Investigating the Role of Autonomic Dysfunction in the Pathogenesis of Depression-Related Dry Eye.

Abstract

Purpose: This study aimed to investigate the functional and pathological changes in the lacrimal gland (LG) of depression-related dry eye (DE), as well as the role of autonomic nerves in this process.

Methods: The chronic unpredictable mild stress (CUMS) models were established to induce depression. The depression-like behaviors were evaluated by behavioral tests. DE indicators were detected by corneal fluorescein staining, tear film breakup time, and tear secretion. The systemic and lacrimal autonomic nerves were evaluated by heart rate variability (HRV), ELISA, immunofluorescence staining, and Western blot. The tissue and molecular assays were performed to assess the levels of inflammation, oxidative stress, and apoptosis in the LG. After modeling, 6-hydroxydopamine (6-OHDA) was given to inhibit sympathetic nerves, the changes of DE indicators and LG pathological damage were further observed by repeating the above tests.

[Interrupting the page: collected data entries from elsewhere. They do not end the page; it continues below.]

# ioloizou/g1_locomotion

Hardware: AMD Instinct MI355X
Metric: QP solves/sec, SRBD N=10 12-state/12-input (higher is better)
Workload: dtype f64; 1 GPU; configs[1]: batch=4096/GPU random SRBD states, N=10, 2-contact alternating single support friction cone, fp64; tails deferred (SRBDQP_FLAG_DEFER_TAIL: the ~4 % of a batch that reach a rho-restart mark finish in the next launch on their stream; srbdqp_flush inside the timed region, every batch complete when the clock stops); steps rotate over 4 distinct device batches; horizon=10, batch_per_gpu=4096, kernel=wave_defer_f64_n10_s2, streams=2, longest_first_hint=False, deferred_tails=True, world_size=1, distinct_batches=4, max_iter=250, rho_restart_iter=0, rho_restart_count=0, set_up_dtype=f64

## Files before the change

g1_locomotion_amd/csrc/srbdqp_mfma.hpp:

```cpp
#pragma once
#include "srbdqp_common.hpp"
#include "srbdqp_admm.hpp"

namespace srbdqp {

constexpr bool kMfmaReady = true;

#ifdef SRBDQP_PROFILE_F
#define F_T(var) do { unsigned long long t_; asm volatile("s_memtime %0\n\ts_waitcnt lgkmcnt(0)" : "=s"(t_) :: "memory"); var = (long long)t_; } while (0)
#else
#define F_T(var) do { } while (0)
#endif

typedef double v4d __attribute__((ext_vector_type(4)));

__device__ __forceinline__ v4d mfma_f64(double a, double b, v4d c) {
    return __builtin_amdgcn_mfma_f64_16x16x4f64(a, b, c, 0, 0, 0);
}

__device__ __forceinline__ double readlane_f64(double v, int lane) {
    const int lo = __builtin_amdgcn_readlane(__double2loint(v), lane);
    const int hi = __builtin_amdgcn_readlane(__double2hiint(v), lane);
    return __hiloint2double(hi, lo);
}

__device__ __forceinline__ int tile_id(int a, int b) { return (b * (b + 1)) / 2 + a; }

template <bool SWZ>
__device__ __forceinline__ void store_tile(double* tile, const v4d& v, int lane) {
    const int col = lane & 15, g = lane >> 4;
#pragma unroll
    for (int r = 0; r < 4; ++r) {
        const int row = g + 4 * r;
        tile[row * 16 + (SWZ ? (col ^ row) : col)] = v[r];
    }
}

typedef float v4f __attribute__((ext_vector_type(4)));
__device__ __forceinline__ v4d mma16(double a, double b, v4d c) { return __builtin_amdgcn_mfma_f64_16x16x4f64(a, b, c, 0, 0, 0); }
__device__ __forceinline__ v4f mma16(float a, float b, v4f c) { return __builtin_amdgcn_mfma_f32_16x16x4f32(a, b, c, 0, 0, 0); }
template <typename TT> __device__ __forceinline__ int crow(int kq, int q) { return (sizeof(TT) == 8) ? kq + 4 * q : 4 * kq + q; }
template <typename TT, bool SWZ, typename V4>
__device__ __forceinline__ void store_tile_t(TT* tile, const V4& v, int lane) {
    const int col = lane & 15, g = lane >> 4;
#pragma unroll
    for (int q = 0; q < 4; ++q) {
        const int row = crow<TT>(g, q);
        tile[row * 16 + (SWZ ? (col ^ row) : col)] = v[q];
    }
}

__device__ __forceinline__ double fast_rsqrt(double d) {
    const double r = __builtin_amdgcn_rsq(d);
    const double h = 0.5 * d * r;
    return fma(r, fma(-h, r, 0.5), r);
}

__device__ __forceinline__ double fast_rsqrt2(double d) {
    double r = __builtin_amdgcn_rsq(d);
    double h = 0.5 * d * r;
    r = fma(r, fma(-h, r, 0.5), r);
    h = 0.5 * d * r;
    return fma(r, fma(-h, r, 0.5), r);
}
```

Results: CUMS could induce depressive-like behaviors while inducing DE, which is manifested by decreased tear secretion and increased corneal staining. Meanwhile, CUMS could induce autonomic dysfunction, especially sympathetic nerve activation, resulting in organizational structure disorders, decreased expression of α-SMA, and elevated reactive oxygen species (ROS) levels and apoptosis in the LG. Sympathetic denervation could improve DE indicators, reduce ROS and apoptosis of the LG, and improve the drainage function of the LG.

Conclusions: During the development of depression, CUMS can also cause functional and pathological damages to the LG by activating sympathetic nerves to induce depression-related DE.

Translational relevance: This suggests that intervention measures targeting autonomic dysfunction may be a new direction for the treatment of depression-related DE.